Phylogenetics of Disease: Big Data Analysis (abstract)
Andrey Rzhetsky, University of Chicago
Andrey Rzhetsky is a Professor of Medicine and Human Genetics, at the University of Chicago. He is also a Pritzker Scholar, and a Senior Fellow of both the Computation Institute, and the Institute for Genomics and Systems Biology at the University of Chicago. His research is focused on computational analysis of complex human phenotypes in context of changes and perturbations of underlying molecular networks. The input data for these studies is supplied by large-scale mining of free text, computation over clinical records, and high-throughput systems biology experiments.
Sample Information and Importance of Predictors (abstract)

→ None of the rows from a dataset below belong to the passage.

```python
def build():
    env = dict(os.environ)
    env["PYTORCH_ROCM_ARCH"] = "gfx950"
    env.setdefault("MAX_JOBS", "8")
    repo = os.path.dirname(os.path.abspath(__file__))
    subprocess.check_call(
        [sys.executable, "setup.py", "build_ext", "--inplace"],
        cwd=repo, env=env,
    )
    import torch
    import vit_10b_fsdp_example_amd
    import vit_10b_fsdp_example_amd._C as _C

    required = [
        "layernorm_fwd", "layernorm_bwd", "layernorm_add_fwd",
        "fused_adamw", "multi_tensor_sqnorm", "cross_entropy_fwd",
        "fmha_fwd", "fmha_bwd", "fmha_fwd_qkv", "wgrad_gemm", "lt_gemm",
        "fwd_gemm", "fwd_gemm_gelu", "mfma32_probe",
    ]
    missing = [f for f in required if not hasattr(_C, f)]
    assert not missing, f"extension missing symbols: {missing}"
    print("build OK: vit_10b_fsdp_example_amd._C (gfx950)")


def smoke():
    import torch

    assert torch.cuda.is_available(), "smoke() needs a GPU"
    from vit_10b_fsdp_example_amd import dist as xdist
    from vit_10b_fsdp_example_amd.cli import parse_args
    from vit_10b_fsdp_example_amd.models import build_fsdp_vit_model
    from vit_10b_fsdp_example_amd.ops import (
        CrossEntropyLoss, FusedAdamW, has_ext,
    )

    assert has_ext(), "HIP extension _C not importable on the GPU box"
    device = xdist.init_distributed()
    cfg = parse_args([
        "--fake_data", "--image_size", "224", "--patch_size", "14",
        "--embed_dim", "640", "--num_heads", "4", "--num_blocks", "2",
        "--num_classes", "1000", "--batch_size", "8", "--num_workers", "0",
# ... 23 lines not shown
```

csrc/bindings.cpp:

```cpp

#include <torch/extension.h>

std::vector<torch::Tensor> layernorm_fwd(torch::Tensor x, torch::Tensor w,
                                         torch::Tensor b, double eps);
std::vector<torch::Tensor> layernorm_bwd(torch::Tensor dy, torch::Tensor x,
                                         torch::Tensor w, torch::Tensor mean,
                                         torch::Tensor rstd);
std::vector<torch::Tensor> layernorm_add_fwd(torch::Tensor x,
                                             torch::Tensor res,
                                             torch::Tensor w, torch::Tensor b,
                                             double eps);
std::vector<torch::Tensor> layernorm_add_bwd(torch::Tensor dy,
                                             torch::Tensor dsum,
                                             torch::Tensor sum,
                                             torch::Tensor w,
                                             torch::Tensor mean,
                                             torch::Tensor rstd);

void fused_adamw(std::vector<torch::Tensor> params,
                 std::vector<torch::Tensor> grads,
                 std::vector<torch::Tensor> exp_avgs,
                 std::vector<torch::Tensor> exp_avg_sqs,
                 std::vector<c10::optional<torch::Tensor>> mirrors,
                 double lr,
// ... 5 lines not shown
void multi_tensor_scale(std::vector<torch::Tensor> tensors, double factor);
void multi_tensor_scale_tensor(std::vector<torch::Tensor> tensors,
                               torch::Tensor factor);

std::vector<torch::Tensor> cross_entropy_fwd(torch::Tensor logits,
                                             torch::Tensor target);
torch::Tensor cross_entropy_bwd(torch::Tensor dloss, torch::Tensor logits,
                                torch::Tensor target, torch::Tensor lse);

std::vector<torch::Tensor> fmha_fwd(torch::Tensor q, torch::Tensor k,
                                    torch::Tensor v, double scale,
                                    double p_drop, long seed);
std::vector<torch::Tensor> fmha_bwd(torch::Tensor dout, torch::Tensor q,
                                    torch::Tensor k, torch::Tensor v,
                                    torch::Tensor o, torch::Tensor lse,
                                    double scale, double p_drop, long seed);
std::vector<torch::Tensor> fmha_fwd_qkv(torch::Tensor qkv, long num_heads,
                                        double scale, double p_drop,
                                        long seed);
torch::Tensor fmha_bwd_qkv(torch::Tensor dout, torch::Tensor qkv,
                           torch::Tensor o, torch::Tensor lse,
                           long num_heads, double scale, double p_drop,
                           long seed);
torch::Tensor mfma_probe(torch::Tensor a, torch::Tensor b);
torch::Tensor mfma32_probe(torch::Tensor a, torch::Tensor b);
torch::Tensor tr16_probe(long mode);
std::vector<torch::Tensor> wgrad_gemm(torch::Tensor a, torch::Tensor b,
                                      bool with_bias);
torch::Tensor fwd_gemm(torch::Tensor x, torch::Tensor w,
                       c10::optional<torch::Tensor> bias);
std::vector<torch::Tensor> fwd_gemm_gelu(torch::Tensor x, torch::Tensor w,
                                         torch::Tensor bias);
torch::Tensor lt_gemm(torch::Tensor a, torch::Tensor b, long algo_index,
                      c10::optional<torch::Tensor> bias);
std::vector<torch::Tensor> lt_gemm_gelu(torch::Tensor a, torch::Tensor b,
                                        c10::optional<torch::Tensor> bias,
                                        long algo_index);
std::vector<torch::Tensor> lt_gemm_dgelu_bgrad(torch::Tensor dy,
                                               torch::Tensor w,
                                               torch::Tensor aux,
                                               long algo_index);

PYBIND11_MODULE(TORCH_EXTENSION_NAME, m) {
  m.doc() = "MI355X-native CDNA4 kernels for the FSDP ViT framework";
  m.def("layernorm_fwd", &layernorm_fwd, "LayerNorm forward (bf16, fp32 stats)");
  m.def("layernorm_bwd", &layernorm_bwd, "LayerNorm backward");
// ... 17 lines not shown
  m.def("cross_entropy_fwd", &cross_entropy_fwd, "fused softmax CE forward");
  m.def("cross_entropy_bwd", &cross_entropy_bwd, "fused softmax CE backward");
  m.def("fmha_fwd", &fmha_fwd,
        "flash attention forward (bf16, head_dim<=192; in-kernel "
        "attention dropout via a counter-hash mask)",
        py::arg("q"), py::arg("k"), py::arg("v"), py::arg("scale"),
        py::arg("p_drop") = 0.0, py::arg("seed") = 0);
  m.def("fmha_bwd", &fmha_bwd,
        "flash attention backward (fused FA2-style; regenerates the "
        "dropout mask from the seed)",
        py::arg("dout"), py::arg("q"), py::arg("k"), py::arg("v"),
        py::arg("o"), py::arg("lse"), py::arg("scale"),
        py::arg("p_drop") = 0.0, py::arg("seed") = 0);
  m.def("fmha_fwd_qkv", &fmha_fwd_qkv,
        "flash attention forward on the fused [B,T,3,H,D] qkv projection "
        "(zero-copy strided IO, O returned as [B,T,E])",
        py::arg("qkv"), py::arg("num_heads"), py::arg("scale"),
        py::arg("p_drop") = 0.0, py::arg("seed") = 0);
  m.def("fmha_bwd_qkv", &fmha_bwd_qkv,
        "flash attention backward producing the fused dqkv [B,T,3,H,D]",
        py::arg("dout"), py::arg("qkv"), py::arg("o"), py::arg("lse"),
        py::arg("num_heads"), py::arg("scale"), py::arg("p_drop") = 0.0,
        py::arg("seed") = 0);
  m.def("mfma_probe", &mfma_probe, "16x16x32 bf16 MFMA layout probe");
  m.def("mfma32_probe", &mfma32_probe, "32x32x16 bf16 MFMA layout probe");
  m.def("tr16_probe", &tr16_probe, "ds_read_b64_tr_b16 semantics probe");
  m.def("wgrad_gemm", &wgrad_gemm,
        "C = A^T B weight-gradient GEMM (bf16, tr16 transpose reads)");
  m.def("fwd_gemm", &fwd_gemm,
        "C = X W^T forward Linear GEMM (+fused bias), hand-written CDNA4 "
        "MFMA (csrc/fgemm.hip)",
        py::arg("x"), py::arg("w"), py::arg("bias") = py::none());
  m.def("fwd_gemm_gelu", &fwd_gemm_gelu,
        "(gelu(X W^T + bias), pre-activation) with the EXACT erf GELU "
        "fused into the hand-written forward GEMM epilogue",
        py::arg("x"), py::arg("w"), py::arg("bias"));
  m.def("lt_gemm", &lt_gemm,
        "row-major bf16 GEMM (+optional fused bias epilogue) via "
        "hipblaslt-ext with an explicit algorithm index (-1 = library "
        "heuristic); offline-search apply path, see "
        "csrc/tools/hipblaslt_search.cpp",
        py::arg("a"), py::arg("b"), py::arg("algo_index") = -1,
        py::arg("bias") = py::none());
  m.def("lt_gemm_gelu", &lt_gemm_gelu,
        "(gelu(a@b+bias), pre-activation aux) in one hipblaslt-ext GEMM "
        "(GELU_AUX epilogue; tanh-approx GELU)",
// ... 9 lines not shown
```

csrc/fmha.hip:

```cpp

#ifndef VITFSDP_KERNELS_ONLY
#include <ATen/cuda/CUDAContext.h>
#include <torch/extension.h>

#include <cstdlib>
#include <cstring>
#include <type_traits>
#endif

#include "mfma_tiles.h"

namespace {

constexpr int kBlockThreads = 256;
constexpr int kKTile = 32;
constexpr int kMaxD = 192;

template <int D>
struct FmhaShapes {
  static constexpr int QSub = (D <= 96) ? 2 : 1;
  static constexpr int QTile = 64 * QSub;
  static constexpr int DP = ((D + 31) / 32) * 32;
  static constexpr int NKC = DP / 32;
  static constexpr int NC = D / 16;
// ... 488 lines not shown
        base0 + (unsigned)offsetof(typename S::SharedDKV, do_tile);
    mfma_tr_ring<NC, S::KStride>(pt_frag, do_lds_base, seg, col, dv_acc);
    mfma_tr_ring<NC, S::KStride>(dst_frag, q_lds_base, seg, col, dk_acc);
    if (has_next) {
      __syncthreads();
      write_qdo_tiles();
      __syncthreads();
    }
  }
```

Ehsan Soofi, University of Wisconsin –
Ehsan S. Soofi is a University of Wisconsin-Milwaukee Distinguished Professor at the Lubar School of Business. He is an elected member of International Statistical Institute (ISI), and a Fellow of the American Statistical Association. Professor Soofi’s research interests are in information-theoretic and Bayesian approaches to distribution theory and statistics, and their applications in reliability, economics and management sciences. He has published widely in the leading journals of statistics, econometrics, applied probability and operations research, engineering, information systems, and marketing. He is the Guest Editor of Econometric Reviews, Special Issue on Bayesian Inference and Information: In Memory of Arnold Zellner, and an Associate Editor of Econometric Reviews. He served as an Associate Editor of JASA (1990-2005) and chaired the Leonard J. Savage Thesis Award Committee (1992-2002). He is the Chair-elect of the Industrial Statistics Section of the International Society for Bayesian Analysis (ISBA), served as the Secretary (1997-1999), Vice President (1999-2001) and the Chair of Publication Committee (2001-2005) of International Association for Statistical Computing, and on the ISI Publication Committee (2003-05). Dr. Soofi received his Ph.D. in Applied Statistics from the University of California, Riverside, MA in statistics from the University of California, Berkeley, and BA in mathematics from UCLA.
Combining Discrete and Continuous Latent Variable Modeling to Better Understand the Structure of Data (abstract)
Doug Steinley, University of Missouri
Dr. Steinley’s research focuses on multivariate statistical methodology, with a primary interest in cluster analysis and social network analysis. His research in cluster analysis focuses on both traditional cluster analytic procedure (e.g., k-means cluster analysis) and more modern techniques (e.g., mixture modeling). In that the formulation of the general partitioning problem can be thought of in a graph theoretic nature; Dr. Steinley’s research also involves combinatorics and social network analysis, with applications of all these techniques to alcohol use and abuse.